Tuesday, February 1, 2011

Writers Kit and Topic Generator

One of my nieces has an interest in writing and making her own funny zines so for Christmas last year we decided to gift her a homemade writing/zine making kit. This gift idea gave me the opportunity to browse through my favorite isle in every store; office supplies! After gathering up the essentials, (pencils, erasers, scissors, glue stick etc.) I put together a couple notebooks using sketching paper, scrapbook paper for the covers and embroidery thread for the binding. My favorite part of kit however is the topic generator game I created for her that she can use for brainstorming in those moments of writers block OR just as a story starter in a little creative writing sesh.

The topic generator includes instructions for playing and three flip books labeled 1, 2 and 3. Each book has 24 pages with one idea of something to write about per page. Book 1 has 24 nouns or subjects (a turtle, a toaster, the Easter Bunny, etc). Book 2 has 24 actions to write about (doing somersaults, planning a party, playing chess, etc). Book 3 had 24 places or locations to write about (the moon, a shoe store, a candy factory). In total, the three books provide 72 different topics of things to write about in various categories. That being said, the books can also be used together to make an entire topic sentence. Using the books this way will enable the user to create hundreds of story starters.

Making a silly topic sentence requires three simple steps. 
Step 1: Flip open to any page of book 1 and write down the subject
Step 2: Flip open to any page of book 2 and write down the action next to the subject
Step 3: Flip open to any page of book 3 and write down the location next to the action

That's it! The user now has a topic sentence. The instructions also suggests adding prepositions in order to make a complete or proper sentence. So in the example shown here the sentence would read: The Easter Bunny playing chess inside a candy factory (the word "inside" being the preposition). Obviously the user can throw in a few adjectives here and there to give the sentence a little more pizazz. Maybe the sentence could read: The elderly Easter Bunny played chess with his imaginary pet squirrel in an abandoned candy factory. Make sense? Okay good!

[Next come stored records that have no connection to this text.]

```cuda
__global__ void __launch_bounds__(256) batched_epilogue_kernel(const __grid_constant__ FinBatch B, unsigned int* __restrict__ tickets,
                                                               double* __restrict__ unit_loss) {
  extern __shared__ __align__(16) double esm[];
  __shared__ int last_s;
  int item = 0, ubase = 0;
  for (; item < B.n; ++item) {
    const int nu = B.it[item].kind == IIC_ITEM_GLOBAL_ROWS ? 1 : B.it[item].n_patches * B.it[item].T * B.it[item].T;
    if ((int)blockIdx.x < ubase + nu) break;
    ubase += nu;
  }
  if (item >= B.n) return;
  const FinItem& it = B.it[item];
  if (it.kind == IIC_ITEM_GLOBAL_ROWS) {
    global_epilogue_block(it.J, it.K, it.lamda, it.symmetric, it.loss_out, it.P_out, B.flags, esm);
    return;
  }
  const int T2 = it.T * it.T, Kp = (it.K + 3) & ~3;
  const int u = (int)blockIdx.x - ubase, p = u / T2, d = u - p * T2, nu = it.n_patches * T2;
  const long long Eper = it.E / it.n_patches;
  const double scale = 1.0 / ((double)T2 * (double)it.n_patches);
  const double loss_d = local_epilogue_block(it.J + (size_t)p * Eper, it.K, it.T, d, it.lamda, scale,
                                             it.Wx + (size_t)p * it.K * T2 * Kp, it.Wy + (size_t)p * it.K * T2 * Kp, nullptr, esm);
  if (threadIdx.x == 0) {
    unit_loss[blockIdx.x] = loss_d;
    __threadfence();
    last_s = (atomicAdd(&tickets[item], 1u) == (unsigned)nu - 1) ? 1 : 0;
  }
  __syncthreads();
  if (last_s && threadIdx.x == 0) {
    __threadfence();
    const volatile double* pl = unit_loss + ubase;
    double total = 0.0;
    for (int q = 0; q < nu; ++q) total += pl[q];
    total *= scale;
    it.loss_out[0] = (float)total;
    if (total != total && B.flags) atomicOr(B.flags, IIC_FLAG_NAN_LOSS);
    tickets[item] = 0;
// ... 53 lines not shown
      d.nb = s.nb;
      d.T = 2 * s.pad + 1;
      d.n_patches = s.n_patches;
      d.E = (long long)s.n_patches * d.T * d.T * s.K * s.K;
      d.Wx = s.Wx;
      d.Wy = s.Wy;
      epi_units += (long long)s.n_patches * d.T * d.T;
      epi_patches += s.n_patches;
    } else {
      IIC_REQUIRE(s.x && s.y && s.N > 0, "iic_finish: global term %d is malformed", i);
      IIC_REQUIRE(s.K <= FIN_MAX_K * 4 && s.N <= (1 << 20), "iic_finish: global term %d too large for the direct joint", i);
      d.x = s.x; d.y = s.y; d.x_sn = s.x_sn; d.y_sn = s.y_sn; d.N = s.N;
      d.T = 1;
      d.n_patches = 1;
      d.E = (long long)s.K * s.K;
      d.symmetric = s.symmetric;
      d.check_simplex = s.check_simplex;
      d.P_out = s.P_out;
      epi_units += 1;
    }
    units += (d.kind == IIC_ITEM_GLOBAL_ROWS) ? 1 : (long long)d.n_patches * ((d.E / d.n_patches + 31) / 32);
    off += d.E;
  }
  IIC_REQUIRE(off == E_total, "iic_finish: the terms hold %lld joint entries, E_total says %lld", off, E_total);
  const bool small = fused && epi_units <= FIN_SMALL_UNITS && epi_patches <= FIN_MAX_PATCHES && E_total <= (long long)FIN_WARPS * 33;
  const bool last_cta_epilogue = small && options().fin_last_cta_epilogue;
  B.do_epilogue = last_cta_epilogue ? 1 : 0;
  B.xchg_mode = small ? 1 : 2;
  int sms = sm_count_cached(current_device());
  if (sms <= 0) sms = 148;
  long long grid = units < sms ? units : sms;
  if (grid < 1) grid = 1;
  unsigned int* tickets = reinterpret_cast<unsigned int*>(workspace);
  finish_kernel<<<(unsigned)grid, FIN_THREADS, 0, st>>>(B);
  IIC_CHECK_CUDA(cudaGetLastError());
  if (last_cta_epilogue) return 0;
  if (world > 1 && !small) {
    long long g2 = (E_total + FIN_THREADS - 1) / FIN_THREADS;
    if (g2 > sms) g2 = sms;
    xchg_sum_kernel<<<(unsigned)g2, FIN_THREADS, 0, st>>>(J_all, E_total, B.peers, rank, world, xchg_capacity, B.timeout_ns, flags,
                                                          tickets + 1);
    IIC_CHECK_CUDA(cudaGetLastError());
  }
  if (!want_epilogue) return 0;
  if (fused && epi_units <= FIN_BIG_MAX_UNITS) {
    int kmax = 1;
    for (int i = 0; i < n_items; ++i) kmax = items_host[i].K > kmax ? items_host[i].K : kmax;
    const size_t smem = (40 + 3 * (size_t)kmax) * sizeof(double);
    batched_epilogue_kernel<<<(unsigned)epi_units, 256, smem, st>>>(B, tickets + FIN_WS_TICKETS / sizeof(unsigned int),
                                                                    reinterpret_cast<double*>((unsigned char*)workspace + FIN_WS_LOSSES));
    IIC_CHECK_CUDA(cudaGetLastError());
    return 0;
  }
  for (int i = 0; i < n_items; ++i) {
    const iic_finish_item& s = items_host[i];
    const FinItem& d = B.it[i];
    if (s.kind == IIC_ITEM_LOCAL) {
      IIC_REQUIRE(s.epilogue_workspace, "iic_finish: term %d needs epilogue_workspace", i);
      IIC_CHECK_RC(iic_local_epilogue(d.J, s.K, s.pad, s.n_patches, s.lamda, s.loss_out, nullptr, s.Wx, s.Wy, nullptr, flags,
                                      s.epilogue_workspace, stream));
    } else {
      IIC_CHECK_RC(iic_global_epilogue(d.J, s.K, s.lamda, s.symmetric, s.loss_out, s.P_out, flags, stream));
    }
  }
  return 0;
}
```

mi-based-regularized-semi-supervised-segmentation_b200/csrc/local_bwd_tcrb10h.cu:

```cuda
#include <cuda_fp16.h>
#include <stdlib.h>

#include "common.cuh"
#include "local_kernels.cuh"
#include "tc_common.cuh"
#include "tma.cuh"

namespace iic {
namespace bwdrb10h {
using namespace tc;

constexpr int T = 3, PAD = 1;
constexpr int KP = 16;
constexpr int RMAX = 8;
constexpr int TBUF = 2 * RMAX * KP;
constexpr int APX = 272;
constexpr int MAXW = 248;
constexpr int A_CHUNK = APX * 16;
constexpr int A_SLOT = 4 * A_CHUNK;
constexpr int NA = 6;
constexpr int RAW_SLOT = 10 * 256 * 4;
constexpr int NRAW = 6;
constexpr int WROWS = T * KP;
constexpr int W_TILE = 2 * WROWS * 16;
// ... 82 lines not shown
__global__ void __launch_bounds__(FROM_LOGITS ? NTHREADS_FL : NTHREADS, 1)
local_bwd_tcrb10h_kernel(const __grid_constant__ CUtensorMap map0, const __grid_constant__ CUtensorMap map1, const Params P) {
  extern __shared__ __align__(1024) unsigned char smem_dyn[];
  __shared__ __align__(8) uint64_t raw_full[NRAW], raw_empty[NRAW], a_full[NA], a_empty[NA], w_full, accum_full[2], tmem_ready[2];
  __shared__ __align__(8) uint64_t l_full[NL], l_empty[NL];
  __shared__ uint32_t tmem_base_s;
  __shared__ float wmax_s[4];
  __shared__ float unscale_s;
  unsigned char* smem = smem_dyn + ((1024u - (smem_u32(smem_dyn) & 1023u)) & 1023u);
  unsigned char* a_ring = smem;
  unsigned char* w_img = smem + NA * A_SLOT;
  unsigned char* raw_ring = w_img + 2 * W_IMG;
  unsigned char* l_ring = raw_ring + NRAW * RAW_SLOT;
  const int wid = threadIdx.x >> 5, lane = threadIdx.x & 31;
  const long long rows_total = (long long)P.B * P.H;
  const long long R0 = (long long)blockIdx.x * rows_total / gridDim.x;
  const long long R1 = (long long)(blockIdx.x + 1) * rows_total / gridDim.x;
  const int share = (int)(R1 - R0);
  const int nch = (share + RMAX - 1) / RMAX;
  const int rc = nch > 0 ? (share + nch - 1) / nch : RMAX;
  const int SW = P.W + 8;
  const int raw_bytes = P.K * SW * 4;
  const int ntile = P.W > 128 ? 2 : 1;

  if (threadIdx.x == 0) {
    for (int s = 0; s < NRAW; ++s) { mbar_init(&raw_full[s], 1); mbar_init(&raw_empty[s], 4); }
    for (int s = 0; s < NA; ++s) { mbar_init(&a_full[s], 4); mbar_init(&a_empty[s], 2); }
    mbar_init(&w_full, 4);
    const int ndset_i = ntile == 2 ? 2 : 1;
    for (int s = 0; s < 2; ++s) { mbar_init(&accum_full[s], 4); mbar_init(&tmem_ready[s], 4 * ndset_i); }
    for (int s = 0; s < NL; ++s) { mbar_init(&l_full[s], 1); mbar_init(&l_empty[s], 4 * ndset_i); }
    mbar_fence_init();
  }
  if (wid == 3) {
    asm volatile("tcgen05.alloc.cta_group::1.sync.aligned.shared::cta.b32 [%0], %1;" ::"r"(smem_u32(&tmem_base_s)), "r"(512));
    asm volatile("tcgen05.relinquish_alloc_permit.cta_group::1.sync.aligned;");
  }
  asm volatile("tcgen05.fence::before_thread_sync;");
  __syncthreads();
  asm volatile("tcgen05.fence::after_thread_sync;");
  const uint32_t tmem_base = tmem_base_s;

  if (wid == 0) {
    if (lane == 0) {
      tma_prefetch_desc(&map0);
      tma_prefetch_desc(&map1);
      int t = 0, s = 0;
      unsigned sph = 0;
      for (int sweep = 0; sweep < 2; ++sweep)
      for (long long r = R0; r < R1;) {
        const Chunk c = next_chunk(r, R0, R1, P.H, rc);
        for (int q = c.q0; q < c.nr + T - 1; ++q, ++t) {
          { const int tt = t; (void)tt; TRACE(0, 0); }
          if (t >= NRAW) mbar_wait(&raw_empty[s], sph ^ 1u, 1);
          { const int tt = t; (void)tt; TRACE(0, 1); }
          mbar_arrive_expect_tx(&raw_full[s], raw_bytes);
          tma_load_4d(raw_ring + s * RAW_SLOT, sweep == 0 ? &map0 : &map1, &raw_full[s], -4, c.h0 - PAD + q, 0, c.n);
          if (++s == NRAW) { s = 0; sph ^= 1u; }
        }
        r += c.nr;
      }
    }
  } else if (wid == 3) {
    if (FROM_LOGITS && lane == 0) {
      int t = 0, s = 0;
      unsigned sph = 0;
      for (int sweep = 0; sweep < 2; ++sweep)
      for (long long r = R0; r < R1;) {
        const Chunk c = next_chunk(r, R0, R1, P.H, rc);
        for (int orow = 0; orow < c.nr; ++orow, ++t) {
          if (t >= NL) mbar_wait(&l_empty[s], sph ^ 1u, 9);
          mbar_arrive_expect_tx(&l_full[s], raw_bytes);
          tma_load_4d(l_ring + s * RAW_SLOT, sweep == 0 ? &map1 : &map0, &l_full[s], -4, c.h0 + orow, 0, c.n);
          if (++s == NL) { s = 0; sph ^= 1u; }
        }
        r += c.nr;
      }
    }
  } else if (wid == 1 || wid == 2 || wid == 12 || wid == 13) {
// ... 303 lines not shown
          for (int h = 0; h < nrow; ++h) {
            if (lane == 0) mbar_arrive(&l_empty[ls]);
            if (++ls == NL) { ls = 0; lph ^= 1u; }
          }
        }
      }
      r += c.nr;
      if (lane == 0 && wid == 14) CTRACE(4);
      zero_accumulators(buf);
      if (lane == 0 && wid == 14) CTRACE(5);
    }
  }
  asm volatile("tcgen05.fence::before_thread_sync;");
  __syncthreads();
  if (wid == 3) asm volatile("tcgen05.dealloc.cta_group::1.sync.aligned.b32 %0, %1;" ::"r"(tmem_base), "r"(512));
}

}
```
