template <int M, int DS, int PG, bool SMALL, bool LB = false>
static __device__ __forceinline__ void qscan_body(const QScanArgs &a, unsigned char *smem_raw, const int q)
{
    const IndexView &ix = a.ix;
    const int tid = threadIdx.x, lane = tid & 63, wv = tid >> 6;
    const int m = (M > 0) ? M : ix.m;
    const int K = a.K, cap = a.cap, w = a.w;
    static_assert(!LB || (SMALL && M > 0 && DS > 0), "LB rounds: compile-time shape, register selectors");
    LdsCarve L = carve_lds<PG, SMALL, 1>(smem_raw, m, ix.d, cap);
    int stage_floats = (m < 2 ? 2 : m) * 256 * PG;
    if constexpr (LB) {
        using C = LbCfg<M, DS, PG>;
        stage_floats = (int)(C::TAB_BYTES / 4u);
        L.tab = (float *)smem_raw;
        L.resid = nullptr;
        L.selbuf = nullptr;
        L.xch = (u64 *)smem_raw;
        L.xcap = 64;
        L.scnt = (int *)(smem_raw + C::END);
        L.swi = (u32 *)(L.scnt + 4 * PG);
        L.sthr = (u64 *)(L.swi + 4);
    }

    WSel<SMALL> sel[1];
    sel[0].init(KEY_MAX, SMALL ? nullptr : L.selbuf + (size_t)wv * cap, cap, K);
    if (tid == 0) arm_bound<1>(L.sthr, 0, KEY_MAX);

    const int *prow_list = a.probe_list + (size_t)q * w;
    const float *prow_dc = a.probe_dc + (size_t)q * w;
    const u32 *prow_base = a.probe_base + (size_t)q * w;
    const bool cached = w <= 32;
    const int PW = cached ? 32 : 64;
    int *s_list = (int *)(L.sthr + STHR_WORDS * PG);
    float *s_dc = (float *)(s_list + PW);
    u32 *s_base = (u32 *)(s_dc + PW);
    u32 *s_len = s_base + PW;
    u32 *s_coff = s_len + PW;
    if (a.cdist) {
        const int Ksel = a.approx ? approx_pool(w) : w;
        WSel<true> ws;
        ws.init(KEY_MAX, nullptr, 64, Ksel);
        const float *row = a.cdist + (size_t)q * ix.kc;
        __syncthreads();
        bool have = false;
        if constexpr (LB && M > 16) {
            if (Ksel <= SHORT_ROW_MAXK && ix.kc > 2048 && ix.kc <= 8192 && (ix.kc & 3) == 0) {
                u64 *wbound = (u64 *)(s_list + 160);
                u32 *ccnt = (u32 *)(s_list + 168);
                if (ix.kc <= 4096)
                    have = a.approx ? select_row_short<true, 4>(ws, row, ix.kc, Ksel, wv, lane, tid, L.xch, wbound, ccnt)
                                    : select_row_short<false, 4>(ws, row, ix.kc, Ksel, wv, lane, tid, L.xch, wbound, ccnt);
                else
                    have = a.approx ? select_row_short<true, 8>(ws, row, ix.kc, Ksel, wv, lane, tid, L.xch, wbound, ccnt)
                                    : select_row_short<false, 8>(ws, row, ix.kc, Ksel, wv, lane, tid, L.xch, wbound, ccnt);
            }
        }
        if (!have && Ksel <= SHORT_ROW_MAXK && ix.kc <= 2048 && (ix.kc & 3) == 0) {
            u64 *wbound = (u64 *)(s_list + 160);
            u32 *ccnt = (u32 *)(s_list + 168);
            have = a.approx ? select_row_short<true>(ws, row, ix.kc, Ksel, wv, lane, tid, L.xch, wbound, ccnt)
                            : select_row_short<false>(ws, row, ix.kc, Ksel, wv, lane, tid, L.xch, wbound, ccnt);
        }
        if constexpr (M > 16) {
        if (!have && a.approx && a.rf.tmin != nullptr) {
            int *flag = s_list + 170;
            if (wv == 0) {
                const bool ok = select_row_tiled(ws, row, a.rf.tmin + (size_t)q * a.rf.ntiles, a.rf.ntiles, a.rf.tile_w, ix.kc, Ksel, lane,
                                                 (int *)L.xch);
                if (lane == 0) *flag = ok ? 1 : 0;
            }
            __syncthreads();
            have = *flag != 0;
        }
        }
        if (!have) {
            if (a.approx) select_row<true, 4>(ws, row, ix.kc, Ksel, wv, lane, L.sthr);
            else select_row<false, 4>(ws, row, ix.kc, Ksel, wv, lane, L.sthr);
            const int wc = ws.finish(Ksel, lane);
            ws.store(L.xch + (size_t)wv * 64, wc, lane);
            if (lane == 0) L.scnt[wv] = wc;
            __syncthreads();
        }
        int fc = 0;
        if (wv == 0) {
            if (lane == 0) arm_bound<1>(L.sthr, 0, KEY_MAX);
            if (!have) merge_waves(ws, L.xch, (size_t)64, L.scnt, 1, Ksel, KEY_MAX, 0, lane);
            fc = ws.finish(Ksel, lane);
        }
        if (a.approx) {
            ws = refine_probes_wg<(M > 16)>(ws, fc, w, q, a.rf, wv, lane, tid, L.tab, stage_floats, s_list);
            if (wv == 0) fc = ws.finish(w, lane);
        }
        if (wv == 0) {
            u32 len = 0;
            int l = 0;
            if (lane < fc) {
                l = (int)(u32)ws.top;
                len = ix.list_len[l];
            }
            u32 incl = len;
#pragma unroll
            for (int off = 1; off < 64; off <<= 1) {
                const u32 v = __shfl_up(incl, off);
                if (lane >= off) incl += v;
            }
            if (lane < fc) {
                s_list[lane] = l;
                s_dc[lane] = __uint_as_float((u32)(ws.top >> 32));
                s_base[lane] = incl - len;
                if (cached) {
                    s_len[lane] = len;
                    s_coff[lane] = (u32)(ix.list_codeoff[l] >> 8);
                }
            }
            const u32 total = __shfl(incl, 63);
            if (lane == 0) atomicAdd(a.scanned_points + (size_t)(q & 63) * 8, (u64)total);
        }
        __syncthreads();
        prow_list = s_list;
        prow_dc = s_dc;
        prow_base = s_base;
    } else if (cached) {
        if (tid < w) {
            const int l = prow_list[tid];
            s_list[tid] = l;
            s_dc[tid] = prow_dc[tid];
            s_base[tid] = prow_base[tid];
            s_len[tid] = ix.list_len[l];
            s_coff[tid] = (u32)(ix.list_codeoff[l] >> 8);
        }
        __syncthreads();
        prow_list = s_list;
        prow_dc = s_dc;
        prow_base = s_base;
    }
    if constexpr (LB) {
        lb_rounds<M, DS, PG>(ix, a.lb, a.queries, smem_raw, q, w, K, a.prune, a.scanned_points, sel[0], L.sthr, s_list, s_dc, s_base, s_len, s_coff, wv,
                             lane, tid);
    } else {
    constexpr int RU = (M > 0 && M * DS * PG <= 256) ? 1 : 2;
    constexpr bool can_pipe = M == 0 || M * DS * PG <= 256 * RU;
    const bool pipe = can_pipe && cached && ix.d * PG <= 256 * RU;
    float rq[RU], rc[RU];
    auto resid_fetch = [&](int j0) {
#pragma unroll
        for (int u = 0; u < RU; ++u) {
            const int e = tid + u * 256;
            rq[u] = 0.0f;
            rc[u] = 0.0f;
            if (e < ix.d * PG) {
                const int i = e / PG, sl = e - i * PG;
                const int pj = (j0 + sl) < w ? j0 + sl : j0;
                rq[u] = a.queries[(size_t)q * ix.d + i];
                rc[u] = ix.centroids[(size_t)prow_list[pj] * ix.d + i];
            }
        }
    };
    auto resid_store = [&]() {
#pragma unroll
        for (int u = 0; u < RU; ++u) {
            const int e = tid + u * 256;
            if (e < ix.d * PG) L.resid[e] = rq[u] - rc[u];
        }
    };
    if (pipe) {
        resid_fetch(0);
        resid_store();
    }
    int np = PG;
    for (int j0 = 0; j0 < w; j0 += np) {
        np = PG;
        int li[PG], qi[PG];
        u32 len[PG], sb[PG];
        float dcv[PG];
        const uint8_t *cb[PG];
#pragma unroll
        for (int s = 0; s < PG; ++s) {
            const bool ok = (j0 + s) < w;
            const int pj = ok ? j0 + s : j0;
            li[s] = prow_list[pj];
            qi[s] = q;
            dcv[s] = prow_dc[pj];
            sb[s] = prow_base[pj];
            if (cached) {
                len[s] = ok ? s_len[pj] : 0u;
                cb[s] = ix.codes + ((size_t)s_coff[pj] << 8);
            } else {
                len[s] = ok ? ix.list_len[li[s]] : 0u;
                cb[s] = ix.codes + ix.list_codeoff[li[s]];
            }
        }
        CodeRegs<M, ppl_of<M, 1>()> cr[PG];
#pragma unroll
        for (int s = 0; s < PG; ++s) scan_prefetch(cr[s], cb[s], 0u, len[s], wv, lane);
        __syncthreads();
        if (a.prune) {
            const u32 thi = (u32)(readfirstlane64(L.sthr[0]) >> 32);
            if (__float_as_uint(dcv[0]) > thi) {
                if (a.prune == 1) {
                    if (tid == 0) {
                        u64 skipped = 0;
                        for (int pj = j0; pj < w; ++pj) skipped += cached ? s_len[pj] : ix.list_len[prow_list[pj]];
                        atomicAdd(a.scanned_points + (size_t)(q & 63) * 8 + 1, skipped);
                    }
// ... 14 lines not shown
                for (int s = 0; s < PG; ++s) none = none && len[s] == 0;
                if (none) {
                    if (pipe && (j0 + np) < w) {
                        resid_fetch(j0 + np);
                        resid_store();
                    }
                    continue;
                }
            }
            if constexpr (PG == 2 && SMALL) {
                if (j0 == 0 && w > 1 && len[1] != 0 && dcv[1] > 2.0f * dcv[0]) {
                    len[1] = 0;
                    np = 1;
                }
            }
        }
        const int ns = (PG == 2 && len[1 % PG] == 0) ? 1 : PG;
        constexpr bool PKB = M == 48 && DS == 16 && PG == 1;
        const bool pkb = PKB && ix.codebooks_p != nullptr;
        if (!pipe) {
            if (pkb) {
                for (int i = tid; i < ix.d; i += 256) {
                    const int ii = i / DS, t = i - ii * DS;
                    L.resid[((ii >> 1) * DS + t) * 2 + (ii & 1)] = a.queries[(size_t)q * ix.d + i] - ix.centroids[(size_t)li[0] * ix.d + i];
                }
            } else {
                build_residuals<PG>(ix, a.queries, qi, li, L.resid, tid);
            }
            __syncthreads();
        }
        if constexpr (M == 48 && DS == 16) {
            if (pkb) build_tables_pk<DS>(ix, m, L.resid, L.tab, tid);
            else build_tables_deep<PG, DS, 4>(ix, m, L.resid, L.tab, tid);
        } else {
            if constexpr (PG == 2 && DS > 0) {
                if (ns == 1) build_tables_t<PG, DS, TAB_SEP, 0, true>(ix, m, L.resid, L.tab, tid);
                else build_tables_t<PG, DS, TAB_SEP>(ix, m, L.resid, L.tab, tid);
            } else build_tables_t<PG, DS, TAB_SEP>(ix, m, L.resid, L.tab, tid);
        }
        __syncthreads();
        const bool more = pipe && (j0 + np) < w;
        if (more) resid_fetch(j0 + np);
        __builtin_amdgcn_s_setprio(3);
        if constexpr (PG == 2 && M > 0 && M <= 16 && SMALL) {
            scan_pair<M>(0u, (u32)M * 1024u, cb[0], cb[1], len[0], len[1], dcv[0], dcv[1], sb[0], sb[1], sel, K, wv, lane, cr[0], cr[1],
                         L.sthr);
        } else {
#pragma unroll
            for (int s = 0; s < PG; ++s) {
                if (len[s] == 0) continue;
                const float dc1[1] = {dcv[s]};
                const u32 sb1[1] = {sb[s]};
                scan_range<M, 1>(L.tab + (size_t)s * m * 256, (u32)s * (u32)m * 1024u, cb[s], ix.cs, m, 0u, len[s], dc1, sb1, 1, sel, K, wv,
                                 lane, cr[s], L.sthr);
            }
        }
        __builtin_amdgcn_s_setprio(0);
        if (more) resid_store();
    }
    }
    const int mycnt = sel[0].finish(K, lane);
    __syncthreads();
    sel[0].store(L.xch + (size_t)wv * L.xcap, mycnt, lane);
    if (lane == 0) L.scnt[wv] = mycnt;
    __syncthreads();
    if (wv == 0) {
        merge_waves(sel[0], L.xch, (size_t)L.xcap, L.scnt, 1, K, KEY_MAX, 0, lane);
        const int fc = sel[0].finish(K, lane);
        sel[0].for_each(fc, lane, [&](int i, u64 key) {
            emit_result(key, i, q, w, K, prow_list, prow_base, ix.list_pos, ix.ids, a.out_ids, a.out_dists);
        });
        if (lane == 0) a.out_counts[q] = fc;
    }
}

After completing the game I packaged it up into a zip lock bag and added it to the rest of the kit. I wrapped a tag around the case as a giveaway to what was inside. I sort of wanted to keep this gift for my own writing sessions (I'm pretty nerdy about this stuff) but I kept the Christmas spirit and sent it off in the post.


  1. Great idea! Enjoyed reading this post as well as many others on your blog this morning.

  2. Do you have the topics/titles for the cards that you could possibly post?